If anyone has any tips on making my first smoked dinner turn out good let me know. I'm not looking for full recipes I don't like to follow what other people make just need some tips so my bird comes out halfway decent.


----------



## s2k9k (Jun 30, 2012)

Your brine sounds good, myself I would cut back on the garlic and pepper a bit.

Like you said 4 -12 hours is fine it's kind of up to what you like. Being a whole bird 12 hours would probably be better, pieces wouldn't need as long, just make sure you keep it cold while brining. 

185* is way to low for chicken, you need to have an internal temperature (IT) of 165* to be safe so it would take forever at 185* not to mention how rubbery it would be. I cook chicken at 275* - 300* and you can even crank it up higher at the end for a few minutes to help crisp the skin.
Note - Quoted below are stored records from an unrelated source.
int sem_opgradt(nlg_mesh *m, const double *p, double *const *w, bool face_grouped, const double *gate, const nlg_pupd *upd, int nl, int64_t ld,
                int64_t ldv) {
    NLG_CHECK(!upd || sem_opgradt_fuses_pupdate(m), "sem_opgradt: the fused direction update exists for 3-D, lx1 >= 8 only");
    PUpd pu;
    for (int v = 0; v < 4; ++v) {
        const bool on = upd && v < nl && upd->z;
        pu.z[v] = on ? at_lane(upd->z, v, ld) : nullptr;
        pu.beta[v] = on ? at_lane(upd->beta, v, ld) : nullptr;
        pu.zmean[v] = on ? at_lane(upd->zmean, v, ld) : nullptr;
        pu.p[v] = on ? at_lane(upd->p, v, ld) : nullptr;
    }
    ProfScope ps(m->ctx, (m->dim == 2 || face_grouped) ? P_OPGRADT : P_VECOPS);
    CF9 g = rst2w_ptrs(m);
    hipStream_t s = m->ctx->stream;
    if (m->dim == 3) {
        CP4 pl, gl;
        F3L wl;
        for (int v = 0; v < 4; ++v) {
            pl.p[v] = v < nl ? p + v * ld : nullptr;
            gl.p[v] = v < nl ? at_lane(gate, v, ld) : nullptr;
            for (int c = 0; c < 3; ++c) wl.p[v][c] = v < nl ? at_lane(w[c], v, ldv) : nullptr;
        }
        if (m->n == 8 && nl == 1 && sem_small_mesh(m)) {
            const F3 w3 = {{w[0], w[1], w[2]}};
            if (upd) {
                if (face_grouped)
                    NLG_LAUNCH((k_opgradt3w<8, true, true>), dim3((unsigned)m->E), dim3(192), 0, s, m->E, (const double *)m->d_I12t, (const double *)m->d_D12t, (const int *)m->d_slot_fg, g, p, w3, gate, pu);
                else
                    NLG_LAUNCH((k_opgradt3w<8, false, true>), dim3((unsigned)m->E), dim3(192), 0, s, m->E, (const double *)m->d_I12t, (const double *)m->d_D12t, (const int *)m->d_slot_fg, g, p, w3, gate, pu);
            } else {
                if (face_grouped)
                    NLG_LAUNCH((k_opgradt3w<8, true, false>), dim3((unsigned)m->E), dim3(192), 0, s, m->E, (const double *)m->d_I12t, (const double *)m->d_D12t, (const int *)m->d_slot_fg, g, p, w3, gate, NoPUpd{});
                else
                    NLG_LAUNCH((k_opgradt3w<8, false, false>), dim3((unsigned)m->E), dim3(192), 0, s, m->E, (const double *)m->d_I12t, (const double *)m->d_D12t, (const int *)m->d_slot_fg, g, p, w3, gate, NoPUpd{});
            }
            NLG_HIP(hipGetLastError());
            return 0;
        }
#define GT3_(N_, ML_)                                                                                                        \
    if constexpr (N_ < 8) {                                                                                            \
        PMats<N_> M;                                                                                                   \
        fill_pmats<N_>(m, M);                                                                                          \
        if (face_grouped)                                                                                              \
            NLG_LAUNCH((k_opgradt3<N_, true, ML_>), dim3((unsigned)m->E), dim3(NT), 0, s, m->E, M, g, pl, wl, gl, nl);       \
        else                                                                                                           \
            NLG_LAUNCH((k_opgradt3<N_, false, ML_>), dim3((unsigned)m->E), dim3(NT), 0, s, m->E, M, g, pl, wl, gl, nl);      \
    } else if (face_grouped) {                                                                                         \
        if (upd)                                                                                                       \
            NLG_LAUNCH((k_opgradt3n<(N_ <= 10 ? N_ : 9), true, ML_, true>), dim3((unsigned)m->E), dim3(PBlockN<N_>::NTB), 0, s, m->E, (const double *)m->d_I12t, (const double *)m->d_D12t, (const int *)m->d_slot_fg, g, pl, wl, gl, nl, pu);    \
        else                                                                                                           \
            NLG_LAUNCH((k_opgradt3n<N_, true, ML_, false>), dim3((unsigned)m->E), dim3(PBlockN<N_>::NTB), 0, s, m->E, (const double *)m->d_I12t, (const double *)m->d_D12t, (const int *)m->d_slot_fg, g, pl, wl, gl, nl, NoPUpd{});    \
    } else {                                                                                                           \
        if (upd)                                                                                                       \
            NLG_LAUNCH((k_opgradt3n<(N_ <= 10 ? N_ : 9), false, ML_, true>), dim3((unsigned)m->E), dim3(PBlockN<N_>::NTB), 0, s, m->E, (const double *)m->d_I12t, (const double *)m->d_D12t, (const int *)m->d_slot_fg, g, pl, wl, gl, nl, pu);   \
        else                                                                                                           \
            NLG_LAUNCH((k_opgradt3n<N_, false, ML_, false>), dim3((unsigned)m->E), dim3(PBlockN<N_>::NTB), 0, s, m->E, (const double *)m->d_I12t, (const double *)m->d_D12t, (const int *)m->d_slot_fg, g, pl, wl, gl, nl, NoPUpd{});   \
    }
#define GT3(N_)           \
    if (nl == 1) {        \
        GT3_(N_, false)   \
    } else {              \
        GT3_(N_, true)    \
    }
        NLG_FOR_N(GT3)
#undef GT3
#undef GT3_
    } else {
        for (int v = 0; v < nl; ++v) {
            F3 cw = {{w[0] + v * ldv, w[1] + v * ldv, nullptr}};
            const double *pv = p + v * ld;
#define GT2(N_)                                                                                              \
    {                                                                                                        \
        constexpr int EPB = NT / (N_ * N_) > 0 ? NT / (N_ * N_) : 1;                                         \
        NLG_LAUNCH((k_opgradt2<N_>), dim3((unsigned)((m->E + EPB - 1) / EPB)), dim3(NT), 0, s, m->E, \
                           m->d_I12t, m->d_D12t, g, pv, cw);                                                 \
    }
            NLG_FOR_N(GT2)
#undef GT2
        }
    }
    NLG_HIP(hipGetLastError());
    return 0;
}

int sem_opdiv_blocks(const nlg_mesh *m) {
    if (m->dim == 3) return (int)m->E;
    const int epb = NT / (m->n * m->n) > 0 ? NT / (m->n * m->n) : 1;
    return (int)((m->E + epb - 1) / epb);
}

int sem_opdiv(nlg_mesh *m, double *const *u, double *out, double scale, double *const *wts, bool face_grouped, const double *pdot, double *pw_part,
              const double *gate, int nl, int64_t ld, int64_t ldv) {
    ProfScope ps(m->ctx, (m->dim == 2 || face_grouped) ? P_OPDIV : P_VECOPS);
    CF3 wt = {{wts ? wts[0] : nullptr, wts ? wts[1] : nullptr, (wts && m->dim == 3) ? wts[2] : nullptr}};
    static const bool use_mb = !(getenv("NLG_OPDIV_MASKB") && atoi(getenv("NLG_OPDIV_MASKB")) == 0);
    const unsigned char *mb = nullptr;
    CF3 wtn = wt;
    if (use_mb && m->dim == 3 && face_grouped && wts == m->d_mbinv_fg && m->d_maskb_fg && m->d_binv_fg) {
        mb = m->d_maskb_fg;
        wtn.p[0] = m->d_binv_fg;
        wtn.p[1] = wtn.p[2] = nullptr;
    }
    CF9 g = rst2w_ptrs(m);
    hipStream_t s = m->ctx->stream;
    if (m->dim == 3) {
        CF3L ul;
        P4 ol, pl;
        CP4 dl, gl;
        for (int v = 0; v < 4; ++v) {
            for (int c = 0; c < 3; ++c) ul.p[v][c] = v < nl ? at_lane(u[c], v, ldv) : nullptr;
            ol.p[v] = v < nl ? out + v * ld : nullptr;
            pl.p[v] = v < nl ? at_lane(pw_part, v, ld) : nullptr;
            dl.p[v] = v < nl ? at_lane(pdot, v, ld) : nullptr;
            gl.p[v] = v < nl ? at_lane(gate, v, ld) : nullptr;
        }
        if (m->n == 8 && nl == 1 && sem_small_mesh(m)) {
            const CF3 u3 = {{u[0], u[1], u[2]}};
            if (face_grouped)
                NLG_LAUNCH((k_opdiv3w<8, true>), dim3((unsigned)m->E), dim3(192), 0, s, m->E, (const double *)m->d_I12, (const double *)m->d_D12, (const int *)m->d_slot_fg, g, u3, wt, out, scale, pdot, pw_part, gate);
            else
                NLG_LAUNCH((k_opdiv3w<8, false>), dim3((unsigned)m->E), dim3(192), 0, s, m->E, (const double *)m->d_I12, (const double *)m->d_D12, (const int *)m->d_slot_fg, g, u3, wt, out, scale, pdot, pw_part, gate);
            NLG_HIP(hipGetLastError());
            return 0;
        }
#define DV3_(N_, ML_)                                                                                                        \
    if constexpr (N_ < 8) {                                                                                            \
        PMats<N_> M;                                                                                                   \
        fill_pmats<N_>(m, M);                                                                                          \
        if (face_grouped)                                                                                              \
            NLG_LAUNCH((k_opdiv3<N_, true, ML_>), dim3((unsigned)m->E), dim3(NT), 0, s, m->E, M, g, ul, wt, ol, scale, dl, pl, gl, nl);  \
        else                                                                                                           \
            NLG_LAUNCH((k_opdiv3<N_, false, ML_>), dim3((unsigned)m->E), dim3(NT), 0, s, m->E, M, g, ul, wt, ol, scale, dl, pl, gl, nl); \
    } else if (face_grouped)                                                                                           \
        NLG_LAUNCH((k_opdiv3n<N_, true, ML_>), dim3((unsigned)m->E), dim3(PBlockN<N_>::NTB), 0, s, m->E, (const double *)m->d_I12, (const double *)m->d_D12, (const int *)m->d_slot_fg, g, ul, wtn, ol, scale, dl, pl, gl, nl, mb);  \
    else                                                                                                               \
        NLG_LAUNCH((k_opdiv3n<N_, false, ML_>), dim3((unsigned)m->E), dim3(PBlockN<N_>::NTB), 0, s, m->E, (const double *)m->d_I12, (const double *)m->d_D12, (const int *)m->d_slot_fg, g, ul, wtn, ol, scale, dl, pl, gl, nl, mb);
#define DV3(N_)           \
    if (nl == 1) {        \
        DV3_(N_, false)   \
    } else {              \
        DV3_(N_, true)    \
    }
        NLG_FOR_N(DV3)
#undef DV3
#undef DV3_
    } else {
        for (int v = 0; v < nl; ++v) {
            CF3 cu = {{u[0] + v * ldv, u[1] + v * ldv, nullptr}};
            double *ov = out + v * ld, *pv = at_lane(pw_part, v, ld);
            const double *dv = at_lane(pdot, v, ld), *gv = at_lane(gate, v, ld);
#define DV2(N_)                                                                                            \
    {                                                                                                      \
        constexpr int EPB = NT / (N_ * N_) > 0 ? NT / (N_ * N_) : 1;                                       \
        NLG_LAUNCH((k_opdiv2<N_>), dim3((unsigned)((m->E + EPB - 1) / EPB)), dim3(NT), 0, s, m->E, \
                           m->d_I12, m->d_D12, g, cu, wt, ov, scale, dv, pv, gv);                          \
    }
            NLG_FOR_N(DV2)
#undef DV2
        }
    }
    NLG_HIP(hipGetLastError());
    return 0;
}

int sem_opbinv(nlg_mesh *m, double *const *w, int nl, int64_t ld) {
    NLG_TRY(sem_gs(m, w, m->dim, nullptr, LAYOUT_NAT, nl, ld, 0));
    ProfScope ps(m->ctx, P_COLMUL);
    F3 cw = {{w[0], w[1], m->dim == 3 ? w[2] : nullptr}};
    CF3 wt = {{m->d_mbinv[0], m->d_mbinv[1], m->d_mbinv[2]}};
    if (m->dim == 3)
        NLG_LAUNCH(k_colmul<3>, dim3(grid_for(m->lvn), nl), dim3(NT), 0, m->ctx->stream, cw, wt, m->lvn, ld);
    else
        NLG_LAUNCH(k_colmul<2>, dim3(grid_for(m->lvn), nl), dim3(NT), 0, m->ctx->stream, cw, wt, m->lvn, ld);
    NLG_HIP(hipGetLastError());
    return 0;
}

bool sem_opgradt_has_fg(const nlg_mesh *m) { return m->dim == 3 && m->gs.d_indices_fg && m->d_slot_fg && (!m->halo.active || m->halo.d_send_idx_fg); }
// ... 882 lines not shown
    if (!m) return 0;
    hipDeviceSynchronize();
    nlg_vec_pool_trim(nullptr);
    double *ptrs[] = {m->d_D, m->d_Dt, m->d_I12, m->d_I12t, m->d_D12, m->d_D12t, m->d_Jd, m->d_Jdt, m->d_DJd, m->d_DJdt,
                      m->d_rdr, m->d_w1, m->d_w2, m->d_wd, m->d_jac, m->d_bm1, m->d_binvm1, m->d_vmult, m->d_tmask,
                      m->d_bm2, m->d_bm2inv};
    for (double *p : ptrs)
        if (p) hipFree(p);
    for (int c = 0; c < 3; ++c) {
        if (m->d_x[c]) hipFree(m->d_x[c]);
        if (m->d_mask[c]) hipFree(m->d_mask[c]);
        if (m->d_mbinv[c]) hipFree(m->d_mbinv[c]);
    }
    for (int q = 0; q < 9; ++q) {
        if (m->d_rst[q]) hipFree(m->d_rst[q]);
        if (m->d_rst2w[q]) hipFree(m->d_rst2w[q]);
        if (m->d_rstdw[q]) hipFree(m->d_rstdw[q]);
    }
    for (int q = 0; q < 6; ++q)
        if (m->d_G[q]) hipFree(m->d_G[q]);
    if (m->d_lglel) hipFree(m->d_lglel);
    halo_free(m);
    pprec_free(m);
    if (m->d_binv_fg) hipFree(m->d_binv_fg);
    if (m->d_maskb_fg) hipFree(m->d_maskb_fg);
    if (m->d_slot_fg) hipFree(m->d_slot_fg);
    if (m->gs.d_offsets_fg) hipFree(m->gs.d_offsets_fg);
    if (m->gs.d_indices_fg) hipFree(m->gs.d_indices_fg);
    if (m->gs.d_offsets_xp) hipFree(m->gs.d_offsets_xp);
    if (m->gs.d_indices_xp) hipFree(m->gs.d_indices_xp);
    if (m->d_slot_xp) hipFree(m->d_slot_xp);
    if (m->d_vmult_xp) hipFree(m->d_vmult_xp);
    if (m->d_wlanes) hipFree(m->d_wlanes);
    for (int c = 0; c < 3; ++c)
        if (m->d_mbinv_fg[c]) hipFree(m->d_mbinv_fg[c]);
    if (m->gs.d_offsets) hipFree(m->gs.d_offsets);
    if (m->gs.d_indices) hipFree(m->gs.d_indices);
    for (double *p : m->scratch1) hipFree(p);
    for (double *p : m->scratch2) hipFree(p);
    for (double *p : m->scratchd) hipFree(p);
    delete m;
    return 0;
}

I see this is your first post here, when you get a minute would you do us a favor and go to "Roll Call" and introduce yourself so we can get to know you and give you a proper welcome, also would you add your location to your profile, we like knowing where you are when we talk to you, Thanks


----------



## tlee00 (Jun 30, 2012)

I will do that sorry, didn't see the roll call forums, How long does your bird usually cook at 275-300?


----------



## s2k9k (Jun 30, 2012)

Actually I've never done a whole bird just pieces but I read a thread the other night and people were talking about it and said about 1 - 1 1/2 hours. The main thing is to get it up to temp, 165* in the breast 175* in the thigh.


----------



## rowdyrawhide (Jun 30, 2012)

I usually spatchcock (butterfly) my chicken....basically cut out the back bone and lay it out flat.  Your brine looks pretty good, as stated I would cut the garlic back some but that is just my opinion.  I usually use Tip's slaughterhouse brine (do a search on "slaughterhouse brine" here it will come up.  I leave out the celery seed. I also brine my chickens for 20-24 hours at least if I have the time...I have left them in for three days before with no ill effects that I noticed and if you only have 6 or so hours that is better than nothing.  I smoke at 275-300 and take my birds to 165-175 IT in the breast and thigh, this usually takes about 1.5 -2 hours.  Good luck and don't forget the pics.

Hope this helps

Aaron


----------



## wjordan52 (Jun 30, 2012)

I agree that 185* is way too low for a whole chicken. I just pulled one out of my smoker after ~2:15 at 300*. There was juice bubbling under the skin, so I know it's juicy and the skin had a bit of crisp to it.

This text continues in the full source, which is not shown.